Moe - 2005/04/29 11:51

>Wollen sich da einige – vielleicht Trittbrettfahrer – wichtig machen?

Also wenn irgendwelche Blogger schrieben sie hätten 3000 Leser am Tag, nur weil sie einen Nedstat Counter haben der 3000 Pagevies am Tag zählt, oder zb ernsthaft behaupten sie hätten mehr Leser als Spiegel Netzwelt, dann fragt man sich schon ob das reine Wichtigtuerei ist. Oder etwa eine wirklich derart verzerrte Wahrnehmung?

Ansonsten sind die Debatten um "Klau" meist eher peinlich..

Naja und es gibt ja auch Blogger, welche definitiv Streit suchen und dabei mitunter jeglichen Anstand vermissen lassen. Naja, und manchmal scheint man dann auf Kombinationen von Selbstüberschätzung und Agressivität zu treffen. Sachliche Diskussionen sind dann unmöglich, und auch nicht erwünscht.

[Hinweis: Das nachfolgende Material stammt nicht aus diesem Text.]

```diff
@@ -417,7 +425,7 @@
         if (o.out_d) { desc.out_d = od; desc.out_h = oh; desc.out_w = ow; }
         const bool f16 = s.w16;
         const bool raw = !o.pro && o.affine_store.empty();
-        if (f16 && raw) for (auto& t : parts) stats(t);
+        if (f16 && raw) for (auto& t : parts) input_scale(t);
 
         TP out = o.out_ptr ? external(o.out_ptr, cout, od, oh, ow) : make(cout, od, oh, ow);
         desc.d_in0 = x0->p; desc.c0 = x0->c;
@@ -489,7 +497,7 @@
         if (b.cin != b.cout) {
             if (net->fold_skip && skip_foldable(h, b.cout, 3, parts)) {
                 skip.reset();
-                for (auto& t : parts) stats(t);
+                for (auto& t : parts) input_scale(t);
                 o2.skip_parts = &parts; o2.skip_key = p + ".skip_connection";
             } else {
                 skip = conv(parts, p + ".skip_connection", b.cout, 1, ConvOpt{});
```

Don Alphonso - 2005/04/29 13:58

Diebe, lieber Moe, sind meistens nicht erpicht darauf, dass man über Klau redet. Das ist eine Konstante in der menschlichen Geschichte, egal wie weit sich Aufklärung und Ethik entwickeln. Und eine sachliche Debatte über Urheberrechtsverletzungen entfällt natürlich, wenn derjenige, der das tut, nichts anderes vorbringt als Behauptungen, er wolle damit die Blogosphäre fördern - und nicht unbedingt Geld von einem Verlag kassieren.
Moe - 2005/04/29 15:22

ungefähr so etwas

... meinte ich ;)

Dass die Debatten über "Klau" eher peinlich sind, meinte ich da der Begriff sehr schnell fällt und unreflektiert verwendet wirdt. Meist aus derselben Ecke heraus - es ist ja nicht so, dass die meisten anderen Blogger diese Ansichten teilen. Wenn es nicht möglich ist, eine Diskussion zu führen ohne jemanden unter der Gürtellinie zu beschimpfen oder bewusst schnell ins Persönliche abzugleiten, dann scheinen die Argumente nicht so sehr gut zu sein.
Mein Lieber.
Jan Soefjer - 2005/04/30 14:42

Und sie sind bei Insight sogar zu blöd, die Umlaute richtig darstellen zu lassen.